___ INPUT FOR THIS TASK

ZFP_HD unsigned ctz64_or_64(uint64_t x) {
#if defined(__HIP_DEVICE_COMPILE__)
  unsigned lo, hi;
  asm("v_ffbl_b32 %0, %1" : "=v"(lo) : "v"((uint32_t)x));
  asm("v_ffbl_b32 %0, %1" : "=v"(hi) : "v"((uint32_t)(x >> 32)));
  hi |= 32u;
  return lo < hi ? lo : hi;
#else
  const uint32_t lo = (uint32_t)x, hi = (uint32_t)(x >> 32);
  const unsigned zl = lo ? (unsigned)__builtin_ctz(lo) : 64u;
  const unsigned zh = hi ? 32u + (unsigned)__builtin_ctz(hi) : 64u;
  return zl < zh ? zl : zh;
#endif
}

ZFP_HD int uniform(int c) {
#if defined(__HIP_DEVICE_COMPILE__)
  return __builtin_amdgcn_readfirstlane(c);
#else
  return c;
#endif
}

ZFP_HD bool any_lane(bool p) {
#if defined(__HIP_DEVICE_COMPILE__) && !defined(CUZFP_LANE_EXIT)
  return __builtin_amdgcn_ballot_w64(p) != 0;
#else
  return p;
#endif
}

#ifndef CUZFP_PRIO_T2
#define CUZFP_PRIO_T2 17
#define CUZFP_PRIO_T1 9
#define CUZFP_PRIO_T0 1
#endif
#ifndef CUZFP_DPRIO_T2
#define CUZFP_DPRIO_T2 21
#define CUZFP_DPRIO_T1 11
#define CUZFP_DPRIO_T0 (-1)
#define CUZFP_DPRIO_AFTER 2
#endif
template <typename T, typename = void> struct prio_of {
  static constexpr bool value = true;
};
template <typename T> struct prio_of<T, decltype((void)T::kPrio)> {
  static constexpr bool value = T::kPrio;
};

template <typename T, typename = void> struct zero_inline_of {
  static constexpr bool value = false;
};
template <typename T> struct zero_inline_of<T, decltype((void)T::kZeroInline)> {
  static constexpr bool value = T::kZeroInline;
};

template <typename T, typename = void> struct put32_of {
  static constexpr bool value = false;
};
template <typename T> struct put32_of<T, decltype((void)T::kPut32)> {
  static constexpr bool value = T::kPut32;
};
template <typename W>
ZFP_HD auto wr_head(W& wr, uint64_t v, unsigned n) -> decltype(wr.head(v, n)) {
  wr.head(v, n);
}
template <typename W, typename... Ignored>
ZFP_HD void wr_head(W& wr, uint64_t v, unsigned n, Ignored...) {
  wr.put(v, n);
}

template <int T2, int T1, int T0>
ZFP_HD void progress_priority(int c) {
#if defined(__HIP_DEVICE_COMPILE__) && !defined(CUZFP_NO_PRIO)
  constexpr uint32_t kAt = (1u << T2) | (1u << T1) | (T0 >= 0 ? 1u << (T0 & 31) : 0u);
  if (__builtin_expect((kAt >> (c & 31)) & 1u, 0)) {
    if (c == T2) __builtin_amdgcn_s_setprio(2);
    else if (c == T1) __builtin_amdgcn_s_setprio(1);
    else __builtin_amdgcn_s_setprio(0);
  }
#else
  (void)c;
#endif
}

constexpr uint32_t spread_entry(uint32_t b) {
  uint32_t e = 0, p = 0;
  for (int i = 0; i < 8; i++) {
    if ((b >> i) & 1u) {
      e |= 3u << p;
      p += 2;
    } else {
      p += 1;
    }
  }
  return e;
}
struct SpreadLut {
  uint32_t e[256];
};
constexpr SpreadLut make_spread_lut() {
  SpreadLut t{};
  for (uint32_t b = 0; b < 256; b++) t.e[b] = spread_entry(b);
  return t;
}

struct SpreadTab {
  uint32_t e[512];
};
constexpr SpreadTab make_spread_tab() {
  SpreadTab t{};
  for (uint32_t b = 0; b < 256; b++) {
    uint32_t pop = 0;
    for (int i = 0; i < 8; i++) pop += (b >> i) & 1u;
    t.e[b] = (((spread_entry(b) << 1) | 1u) << 5) | (pop + 8u);
    t.e[256 + b] = spread_entry(b) << 1;
  }
  return t;
}

// ... 559 lines not shown
  const uint32_t d = parsed - b1;
  const bool done = ended | ((d == 0u) & (st != 0u));
  const bool cut = !done & ((int32_t)d >= 0);
  const uint32_t P = npos - (cut ? d : 0u);
  slow = (cut & (P > q)) | (!cut & (!done | ((int32_t)d > 1) | (npos > q)));
  uint64_t ones64 = ones | ((uint64_t)(cut ? 1u : 0u) << (P & 63u));
  uint32_t np = P + (cut ? 1u : 0u), take = umin(parsed, b1);
  if (__builtin_expect(any_lane(npos > q), 0)) {
    if (npos > q) {
      uint64_t o64 = ones;
      uint32_t o = implied_end(e1, e2, q, o64);
      if (ent_pos(e1) + ent_pos(e2) <= q) o = io;
      if (o <= b1) {
        slow = false;
        ones64 = o64;
        np = q + 1u;
        take = o;
      } else if (!cut) {
        slow = true;
      }
    }
  }
  ZFP_COUNT_PATH(slow ? (npos > q ? (cut ? 11 : 12) : (cut ? 13 : (!ended ? 14 : 15))) : 10);
  const PW hi = (PW)(~0ull << m);
  const PW x = (hi & ((PW)ones64 << nf)) | (~hi & (PW)w);
  n = nf + np;
  const unsigned adv = m + take;
  rd.pos += adv;
  bits -= adv;
  return x;
}

template <int DIMS, typename PW, typename Reader>
ZFP_HD PW decode_plane_lut(unsigned& bits, unsigned& n, Reader& rd, bool& slow) {
  constexpr unsigned N = 1u << (2 * DIMS);
  const unsigned nf = n < N - 1 ? n : N - 1;
  const unsigned m = umin(nf, bits);
  uint64_t w;
  uint32_t g;
  rd.windows(m, w, g);
  uint32_t e1, e2;
  if constexpr (DIMS == 1) {
    e1 = rd.chunk1_fast(g);
    e2 = 0;
  } else {
    uint32_t sel, e2a, e2b;
    rd.chunks_fast(g, e1, sel, e2a, e2b);
    e2 = perm_sel(e2b, e2a, sel);
  }
  return lut_finish<DIMS, PW>(bits, n, rd, slow, nf, m, w, e1, e2);
}

template <int DIMS, typename PW, typename Reader>
ZFP_HD PW decode_plane_any(unsigned& n, Reader& rd) {
  constexpr unsigned N = 1u << (2 * DIMS);
  const auto pos0 = rd.pos;
  const unsigned n0 = n;
  unsigned bits = rd.end - pos0;
  bool slow;
  PW x = decode_plane_lut<DIMS, PW>(bits, n, rd, slow);
  ZFP_COUNT_PATH(slow ? 6 : 5);
  if (__builtin_expect(any_lane(slow), 0)) {
    if (slow) {
      rd.init(pos0);
      n = n0;
      bits = rd.end - pos0;
      x = decode_plane<DIMS, PW>(bits, n, rd);
    }
  }
  n = umin(n, N - 1);
  return x;
}



template <int DIMS, typename PW, typename Reader>
ZFP_HD PW decode_plane_fast_any(unsigned& n, Reader& rd) {
  constexpr unsigned N = 1u << (2 * DIMS);
  const unsigned nf = n;
  WRaw wr;
  const uint32_t g = rd.window_g(nf, wr);
  uint32_t e1, e2, sel = 0, e2a = 0, e2b = 0;
  if constexpr (DIMS == 1)
    e1 = rd.chunk1_fast(g);
  else
    rd.chunks_fast(g, e1, sel, e2a, e2b);
  sched_fence();
  rd.lds_wait();
  sched_fence();
  const uint64_t w = rd.window_w_make(wr);
  if constexpr (DIMS == 1) {
    e2 = 0;
  } else {
    e2 = perm_sel(e2b, e2a, sel);
  }
  const uint32_t S = e1 + e2;
  const uint32_t nfp = nf + ent_pos(S);
  const int32_t rare = (int32_t)(S | ((N == 64 ? nfp : launder(nfp + (64u - N))) << 25));
  if (__builtin_expect(any_lane(rare < 0), 0)) {
    const auto pos0 = rd.pos;
    ZFP_COUNT_PATH((S & kMarkerBit) ? 16 : (nfp >= N) ? 17 : 18);
    unsigned bits = rd.end - rd.pos;
    bool slow;
    PW x = lut_finish<DIMS, PW>(bits, n, rd, slow, nf, umin(nf, bits), w, e1, e2);
    n = umin(n, N - 1);
    ZFP_COUNT_PATH(slow ? 2 : 1);
    if (any_lane(slow)) {
      if (slow) {
        rd.init(pos0);
        n = nf;
        bits = rd.end - pos0;
        x = decode_plane<DIMS, PW>(bits, n, rd);
        n = umin(n, N - 1);
      }
    }
    rd.lds_wait();
    return x;
  }
  ZFP_COUNT_PATH(0);
  const uint32_t ones = ent_ones(e1) | (ent_ones(e2) << ((e1 >> kPosShift) & 31u));
  PW x;
  if constexpr (sizeof(PW) == 8) {
    x = (PW)(w ^ (((w >> nf) ^ (uint64_t)ones) << nf));
  } else {
    x = merge_at<PW>(nf, ones, w);
  }
  n = nfp;
  rd.pos = umin(rd.pos + nf + ent_used(S), rd.end);
  return x;
}

template <int H, typename UInt, int DIMS, typename Reader>
ZFP_HD int decode_half(planes<UInt, DIMS>& P, unsigned& n, Reader& rd) {
  typedef typename plane_word<DIMS>::type PW;
  int c = 31;
  for (; c >= 1; c -= 2) {
    if (!any_lane(rd.pos < rd.end)) return c;
    if constexpr (prio_of<Reader>::value)
      progress_priority<CUZFP_DPRIO_T2, CUZFP_DPRIO_T1, CUZFP_DPRIO_T0>(uniform(c));
    PW xa, xb;
    xa = decode_plane_fast_any<DIMS, PW>(n, rd);
    xb = decode_plane_fast_any<DIMS, PW>(n, rd);
    ZFP_STAMP(4);
    const int u = uniform(c);
    P.template set<H>(u, xa);
    P.template set<H>(u - 1, xb);
  }
  return c;
}

#ifndef CUZFP_F64_SPLIT
#define CUZFP_F64_SPLIT 1
#endif
#ifndef CUZFP_EAGER_ZERO
constexpr bool kLazyZero = true;
#else
constexpr bool kLazyZero = false;
#endif
template <int H, int C, typename UInt, int DIMS>
ZFP_HD void zero_fixed(planes<UInt, DIMS>& P) {
  if constexpr (C >= 0) {
    P.template set<H>(C, 0);
    zero_fixed<H, C - 1>(P);
  }
}

template <int H, int C, bool PRI = true, typename UInt, int DIMS, typename Reader>
ZFP_HD int decode_half_fixed(planes<UInt, DIMS>& P, unsigned& n, Reader& rd) {
  typedef typename plane_word<DIMS>::type PW;
  if constexpr (C >= 1) {
    if (!any_lane(rd.pos < rd.end)) {
      if constexpr (kLazyZero && DIMS == 3) zero_fixed<H, C>(P);
      return C;
    }
#if defined(__HIP_DEVICE_COMPILE__) && !defined(CUZFP_NO_PRIO)
    if constexpr (prio_of<Reader>::value && PRI) {
      if constexpr (C == CUZFP_DPRIO_T2) __builtin_amdgcn_s_setprio(2);
      else if constexpr (C == CUZFP_DPRIO_T1) __builtin_amdgcn_s_setprio(1);
      else if constexpr (C == CUZFP_DPRIO_T0) __builtin_amdgcn_s_setprio(0);
    }
#endif
    const PW xa = decode_plane_fast_any<DIMS, PW>(n, rd);
    const PW xb = decode_plane_fast_any<DIMS, PW>(n, rd);
    ZFP_STAMP(4);
    P.template set<H>(C, xa);
    P.template set<H>(C - 1, xb);
    return decode_half_fixed<H, C - 2, PRI>(P, n, rd);
  }
  return C;
}


template <int H, typename UInt, int DIMS>
ZFP_HD void zero_planes(planes<UInt, DIMS>& P, int c) {
  if constexpr (kLazyZero && DIMS == 3)
    for (; c >= 0; c--) P.template set<H>(uniform(c), 0);
}

template <typename T, typename = void> struct has_dec1d {
  static constexpr bool value = false;
};
template <typename T> struct has_dec1d<T, decltype((void)&T::dec1d)> {
  static constexpr bool value = true;
};

template <int H, int C, typename UInt, typename Reader>
ZFP_HD void decode_planes_1d(planes<UInt, 1>& P, uint32_t& n12, Reader& rd) {
  if constexpr (C >= 0) {
    if constexpr (C & 1)
      if (!any_lane(rd.pos < rd.end)) return;
    const uint32_t c = umin(rd.end - rd.pos, 7u);
    const uint32_t e = rd.dec1d((rd.bits8() << 1) | ((c << 9) | n12));
    P.template set<H>(C, e & 15u);
    rd.pos += (e >> 4) & 15u;
    n12 = e & 0x3000u;
    decode_planes_1d<H, C - 1>(P, n12, rd);
  }
}

template <typename UInt, int DIMS, typename Reader>
ZFP_HD int decode_planes(planes<UInt, DIMS>& P, unsigned budget, Reader& rd) {
  constexpr int PREC = (int)sizeof(UInt) * 8;
  unsigned n = 0;
  rd.end = rd.pos + budget;
  if constexpr (!(kLazyZero && DIMS == 3)) P.zero();
  if constexpr (PREC == 32) {
    if constexpr (DIMS == 1 && has_dec1d<Reader>::value) {
      uint32_t n12 = 0;
      decode_planes_1d<0, 31>(P, n12, rd);
      return 31;
    }
    return decode_half_fixed<0, 31>(P, n, rd);
  } else {
    if constexpr (DIMS == 1 && has_dec1d<Reader>::value) {
      uint32_t n12 = 0;
      decode_planes_1d<1, 31>(P, n12, rd);
      decode_planes_1d<0, 31>(P, n12, rd);
      return 31;
    }
    zero_planes<1>(P, decode_half<1>(P, n, rd));
    zero_planes<0>(P, decode_half<0>(P, n, rd));
  }
  return 31;
}

template <typename UInt, int N>
ZFP_HD void cut_planes(UInt* v, unsigned maxprec) {
  constexpr unsigned PREC = (unsigned)sizeof(UInt) * 8;
  if (__builtin_expect(any_lane(maxprec != PREC), 0)) {
    const UInt m = (UInt)lowmask(PREC - maxprec);
    constexpr UInt NB = nbmask<UInt>::value;
#pragma unroll
    for (int i = 0; i < N; i++) v[i] = (v[i] & ~m) | (NB & m);
  }
}


template <typename Scalar> struct fp;

template <> struct fp<float> {
  template <int N>
  ZFP_HD static int emax(const float* f) {
    float m = 0.0f;
#pragma unroll
    for (int i = 0; i < N; i++) m = fmaxf(m, fabsf(f[i]));
    uint32_t b = __float_as_uint_(m);
    int E = (int)(b >> 23);
    if (b == 0) return -127;
    return E == 255 ? 0 : E - 126;
  }
  ZFP_HD static float pow2(int e) {
    if (e > 127) return __uint_as_float_(0x7f800000u);
    if (e >= -126) return __uint_as_float_((uint32_t)(e + 127) << 23);
    if (e >= -149) return __uint_as_float_(1u << (e + 149));
    return 0.0f;
  }
  ZFP_HD static int32_t to_int(float y) {
    return fabsf(y) < 2147483648.0f ? (int32_t)y : (int32_t)0x80000000u;
  }
  ZFP_HD static float from_int(int32_t q) { return (float)q; }
  ZFP_HD static uint32_t __float_as_uint_(float f) { union { float f; uint32_t u; } c; c.f = f; return c.u; }
  ZFP_HD static float __uint_as_float_(uint32_t u) { union { float f; uint32_t u; } c; c.u = u; return c.f; }
};

template <> struct fp<double> {
  template <int N>
  ZFP_HD static int emax(const double* f) {
    double m = 0.0;
#pragma unroll
    for (int i = 0; i < N; i++) m = fmax(m, fabs(f[i]));
    uint64_t b = as_u64(m);
    int E = (int)(b >> 52);
    if (b == 0) return -1023;
    return E == 2047 ? 0 : E - 1022;
  }
  ZFP_HD static double pow2(int e) {
    if (e > 1023) return as_f64(0x7ff0000000000000ull);
    if (e >= -1022) return as_f64((uint64_t)(e + 1023) << 52);
    if (e >= -1074) return as_f64(1ull << (e + 1074));
    return 0.0;
  }
  ZFP_HD static int64_t to_int(double y) {
    return fabs(y) < 9223372036854775808.0 ? (int64_t)y : (int64_t)0x8000000000000000ull;
  }
  ZFP_HD static double from_int(int64_t q) { return (double)q; }
  ZFP_HD static uint64_t as_u64(double f) { union { double f; uint64_t u; } c; c.f = f; return c.u; }
  ZFP_HD static double as_f64(uint64_t u) { union { double f; uint64_t u; } c; c.u = u; return c.f; }
};


#if defined(__HIP_DEVICE_COMPILE__)
template <int N>
__device__ __forceinline__ float absmax_nan(const float* f) {
  constexpr int C = N >= 16 ? 4 : 1;
  float m[C];
#pragma unroll
  for (int c = 0; c < C; c++) m[c] = 0.0f;
#pragma unroll
  for (int i = 0; i < N; i += 2) {
    float& a = m[(i / 2) % C];
    asm("v_maximum3_f32 %0, |%1|, |%2|, %0" : "+v"(a) : "v"(f[i]), "v"(f[i + 1]));
  }
  if constexpr (C == 4) {
    asm("v_maximum3_f32 %0, %0, %1, %2" : "+v"(m[0]) : "v"(m[1]), "v"(m[2]));
    asm("v_maximum3_f32 %0, %0, %1, %1" : "+v"(m[0]) : "v"(m[3]));
  }
  return m[0];
}
#endif

#if defined(__HIP_DEVICE_COMPILE__)
template <int N>
__device__ __forceinline__ void quantize_f32(const float* f, float s, bool fast, uint32_t* q) {
  typedef float f2 __attribute__((ext_vector_type(2)));
  if constexpr (N <= 16) fast = !any_lane(!fast);
  if (fast) {
    const f2 ss = {s, s};
#pragma unroll
    for (int i = 0; i < N; i += 2) {
      const f2 y = f2{f[i], f[i + 1]} * ss;
      q[i] = (uint32_t)(int32_t)y.x;
      q[i + 1] = (uint32_t)(int32_t)y.y;
    }
  }
  if (fast) {
  } else {
    const float lim = 2147483648.0f;
    const uint32_t imin = 0x80000000u;
#pragma unroll
    for (int i = 0; i < N; i += 2) {
      float a = f[i], b = f[i + 1];
      uint64_t m;
      uint32_t t;
      asm("v_mul_f32 %0, %0, %4\n\t"
          "v_mul_f32 %1, %1, %4\n\t"
          "v_cmp_gt_f32_e64 vcc, %5, |%0|\n\t"
          "v_cmp_gt_f32_e64 %2, %5, |%1|\n\t"
          "v_cvt_i32_f32 %3, %0\n\t"
          "v_cndmask_b32 %0, %6, %3, vcc\n\t"
          "v_cvt_i32_f32 %3, %1\n\t"
          "v_cndmask_b32_e64 %1, %6, %3, %2"
          : "+v"(a), "+v"(b), "=&s"(m), "=&v"(t)
          : "v"(s), "v"(lim), "v"(imin)
          : "vcc");
      q[i] = __builtin_bit_cast(uint32_t, a);
      q[i + 1] = __builtin_bit_cast(uint32_t, b);
    }
  }
}
#endif

template <typename Scalar, int DIMS, typename Writer>
ZFP_HD void encode_block(const Scalar* f, unsigned maxbits, Writer& wr) {
  typedef traits<Scalar> T;
  typedef typename T::Int Int;
  typedef typename T::UInt UInt;
  constexpr int N = 1 << (2 * DIMS);
  UInt q[N];
  unsigned maxprec = T::prec;
  (void)maxbits;
  if constexpr (!T::is_int) {
#if defined(__HIP_DEVICE_COMPILE__)
    bool finite = false;
    int emax;
    if constexpr (sizeof(Scalar) == 4 && N % 2 == 0) {
      const float mx = absmax_nan<N>((const float*)f);
      finite = __builtin_isfinite(mx);
      if (__builtin_expect(finite, 1)) {
        const uint32_t bm = __builtin_bit_cast(uint32_t, mx);
        emax = bm ? (int)(bm >> 23) - 126 : -127;
      } else {
        emax = fp<Scalar>::template emax<N>((const Scalar*)f);
      }
    } else {
      emax = fp<Scalar>::template emax<N>((const Scalar*)f);
    }
#else
    const int emax = fp<Scalar>::template emax<N>((const Scalar*)f);
#endif
    ZFP_STAMP(1);
    maxprec = precision<DIMS>(emax, T::prec);
    const unsigned e = maxprec ? (unsigned)(emax + T::ebias) : 0u;
    bool zero = !e;
    if (zero) maxprec = T::prec;
    if constexpr (zero_inline_of<Writer>::value) {
      if (!any_lane(!zero)) {
        wr.finish();
        return;
      }
      wr.mark_full(zero);
    } else if (zero) {
      wr.finish();
      return;
    }
    wr_head(wr, 2ull * e + 1, T::ebits + 1);
    Scalar s = (Scalar)fp<Scalar>::pow2(T::prec - 2 - emax);
    if constexpr (zero_inline_of<Writer>::value) s = zero ? (Scalar)0 : s;
#if defined(__HIP_DEVICE_COMPILE__)
    if constexpr (sizeof(Scalar) == 4 && N % 2 == 0) {
      quantize_f32<N>((const float*)f, (float)s, finite && (emax >= -97 || zero), (uint32_t*)q);
    } else
#endif
    {
#pragma unroll
      for (int i = 0; i < N; i++) q[i] = (UInt)fp<Scalar>::to_int(s * (Scalar)f[i]);
    }
  } else {
#pragma unroll
    for (int i = 0; i < N; i++) q[i] = (UInt)(Int)f[i];
  }
  fwd_xform<DIMS>(q);
  UInt u[N];
  constexpr UInt NB = nbmask<UInt>::value;
  permute_fwd_add<DIMS>(q, u, NB, make_seq<N>());
  if constexpr (sizeof(UInt) == 8 && !T::is_int) cut_planes<UInt, N>(u, maxprec);
  ZFP_STAMP(2);
#if defined(CUZFP_PROBE) && (CUZFP_PROBE == 1 || CUZFP_PROBE == 2)
  uint64_t acc = 0;
#if CUZFP_PROBE == 1
  planes<UInt, DIMS> P;
  P.load(u);
#pragma unroll
  for (int k = 0; k < (int)sizeof(UInt) * 8; k++) acc ^= (uint64_t)P.get(k) << (k & 7);
#else
#pragma unroll
  for (int i = 0; i < N; i++) acc ^= (uint64_t)u[i] << (i & 31);
#endif
  wr.put(acc, 64);
  (void)maxprec;
#else
  planes<UInt, DIMS> P;
  if constexpr (DIMS == 2 && sizeof(UInt) == 4) {
    P.template load_hi<true>(u);
    ZFP_STAMP(3);
    (void)maxprec;
    unsigned n = 0;
    if (encode_half_fixed<0, 31, true, 16>(P, n, wr)) {
      P.template load<true>(u);
      encode_half_fixed<0, 15>(P, n, wr);
    }
  } else if constexpr (CUZFP_F64_SPLIT && DIMS == 3 && sizeof(UInt) == 8 && zero_inline_of<Writer>::value) {
    planes<UInt, DIMS> PS;
    PS.template load_split<true>(u);
    ZFP_STAMP(3);
    unsigned n = 0;
    if (encode_half_fixed<1, 31>(PS, n, wr)) {
      PS.template lo_part<true, true>();
      if (encode_half_fixed<0, 31, false, 16>(PS, n, wr)) {
        PS.template lo_part<true, false>();
        encode_half_fixed<0, 15, false>(PS, n, wr);
      }
    }
  } else {
    P.template load<true>(u);
    ZFP_STAMP(3);
    encode_planes<UInt, DIMS>(P, wr);
  }
  ZFP_STAMP(4);
#endif
  wr.finish();
}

______

Show each line of the data that contains the string "maxprec".

ZFP_HD void cut_planes(UInt* v, unsigned maxprec) {
  if (__builtin_expect(any_lane(maxprec != PREC), 0)) {
    const UInt m = (UInt)lowmask(PREC - maxprec);
  unsigned maxprec = T::prec;
    maxprec = precision<DIMS>(emax, T::prec);
    const unsigned e = maxprec ? (unsigned)(emax + T::ebias) : 0u;
    if (zero) maxprec = T::prec;
  if constexpr (sizeof(UInt) == 8 && !T::is_int) cut_planes<UInt, N>(u, maxprec);
  (void)maxprec;
    (void)maxprec;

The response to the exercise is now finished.